■ **What the task asks**
Exactly the lines from the start of the data below through the line containing "explicit Arena(void* p)" must be returned, and no others.
****************
struct D {
    int dtype, B, T, h, w, E, heads, attn_scale, feat_scale, patch, cin, cout, nfluid;
    long N, F, S;
    int d, nst;
    size_t es;
};
int get_dims(const bf_dims* s, D* o) {
    if (!s) return bf_fail_msg("dims: null", __FILE__, __LINE__);
    o->dtype = s->dtype; o->B = s->B; o->T = s->T; o->h = s->h; o->w = s->w; o->E = s->E; o->heads = s->heads;
    o->attn_scale = s->attn_scale; o->feat_scale = s->feat_scale; o->patch = s->patch; o->cin = s->cin; o->cout = s->cout;
    o->nfluid = s->nfluid;
    if (o->B < 1 || o->T < 1 || o->h < 1 || o->w < 1 || o->E < 8 || o->E > 1024 || o->heads < 1 || o->E % o->heads)
        return bf_fail_msg("dims: bad sizes", __FILE__, __LINE__);
    if (o->dtype != BF_DTYPE_F32 && o->dtype != BF_DTYPE_BF16) return bf_fail_msg("dims: bad dtype", __FILE__, __LINE__);
    o->F = (long)o->B * o->T; o->S = (long)o->h * o->w; o->N = o->F * o->S; o->d = o->E / o->heads;
    o->es = bf_esize(o->dtype);
    const int ch = o->dtype == BF_DTYPE_BF16 ? 8 : 4;
    if (o->E % ch || o->d % ch) return bf_fail_msg("dims: E and head dim must be multiples of the 16-byte chunk", __FILE__, __LINE__);
    if (o->T > 128 || o->h > 128 || o->w > 128) return bf_fail_msg("dims: attention axes are limited to 128 tokens", __FILE__, __LINE__);
    o->nst = 0;
    if (o->patch > 0) {
        int p = o->patch;
        while (p > 1) { if (p & 1) return bf_fail_msg("dims: patch must be a power of two", __FILE__, __LINE__); p >>= 1; o->nst++; }
        if (o->nst < 1 || o->nst > BF_MAX_STAGES) return bf_fail_msg("dims: patch size out of range", __FILE__, __LINE__);
        if (o->nst > 1 && (o->E / 4) % ch) return bf_fail_msg("dims: E/4 must be a multiple of the 16-byte chunk", __FILE__, __LINE__);
    }
    return 0;
}

struct Arena {
    char* base; size_t off;
    explicit Arena(void* p) : base((char*)p), off(0) {}
    void* take(size_t bytes) { void* r = base ? base + off : nullptr; off += (bytes + 255) & ~(size_t)255; return r; }
    float* f32(size_t n) { return (float*)take(n * 4); }
};

bf_operand op_plain(const void* p, long ld, int layout) {
    bf_operand o; memset(&o, 0, sizeof(o)); o.p = p; o.ld = ld; o.layout = layout; return o;
}
void op_affine(bf_operand& o, int pro, const float* sc, const float* sh, long rpf, int nch) {
    o.pro = pro; o.sc = sc; o.sh = sh; o.rows_per_frame = (int)rpf; o.nch = nch;
}
void op_gather(bf_operand& o, int gw, int gh, int C) { o.gw = gw; o.gh = gh; o.gc = C; o.seglen = 2 * C; o.segstride = 2L * gw * C; }
bf_epilogue epi_store(void* c, long ldc) { bf_epilogue e; memset(&e, 0, sizeof(e)); e.c = c; e.ldc = ldc; e.out_mode = BF_OUT_STORE; return e; }
bf_epilogue epi_atomic(float* c, long ldc) { bf_epilogue e = epi_store(c, ldc); e.out_mode = BF_OUT_ATOMIC_F32; return e; }
void epi_scatter(bf_epilogue& e, int gw, int gh, int C) { e.gw = gw; e.gh = gh; e.gc = C; e.seglen = 2 * C; e.segstride = 2L * gw * C; }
****************
■ **Written solution**
struct D {
    int dtype, B, T, h, w, E, heads, attn_scale, feat_scale, patch, cin, cout, nfluid;
    long N, F, S;
    int d, nst;
    size_t es;
};
int get_dims(const bf_dims* s, D* o) {
    if (!s) return bf_fail_msg("dims: null", __FILE__, __LINE__);
    o->dtype = s->dtype; o->B = s->B; o->T = s->T; o->h = s->h; o->w = s->w; o->E = s->E; o->heads = s->heads;
    o->attn_scale = s->attn_scale; o->feat_scale = s->feat_scale; o->patch = s->patch; o->cin = s->cin; o->cout = s->cout;
    o->nfluid = s->nfluid;
    if (o->B < 1 || o->T < 1 || o->h < 1 || o->w < 1 || o->E < 8 || o->E > 1024 || o->heads < 1 || o->E % o->heads)
        return bf_fail_msg("dims: bad sizes", __FILE__, __LINE__);
    if (o->dtype != BF_DTYPE_F32 && o->dtype != BF_DTYPE_BF16) return bf_fail_msg("dims: bad dtype", __FILE__, __LINE__);
    o->F = (long)o->B * o->T; o->S = (long)o->h * o->w; o->N = o->F * o->S; o->d = o->E / o->heads;
    o->es = bf_esize(o->dtype);
    const int ch = o->dtype == BF_DTYPE_BF16 ? 8 : 4;
    if (o->E % ch || o->d % ch) return bf_fail_msg("dims: E and head dim must be multiples of the 16-byte chunk", __FILE__, __LINE__);
    if (o->T > 128 || o->h > 128 || o->w > 128) return bf_fail_msg("dims: attention axes are limited to 128 tokens", __FILE__, __LINE__);
    o->nst = 0;
    if (o->patch > 0) {
        int p = o->patch;
        while (p > 1) { if (p & 1) return bf_fail_msg("dims: patch must be a power of two", __FILE__, __LINE__); p >>= 1; o->nst++; }
        if (o->nst < 1 || o->nst > BF_MAX_STAGES) return bf_fail_msg("dims: patch size out of range", __FILE__, __LINE__);
        if (o->nst > 1 && (o->E / 4) % ch) return bf_fail_msg("dims: E/4 must be a multiple of the 16-byte chunk", __FILE__, __LINE__);
    }
    return 0;
}

struct Arena {
    char* base; size_t off;
    explicit Arena(void* p) : base((char*)p), off(0) {}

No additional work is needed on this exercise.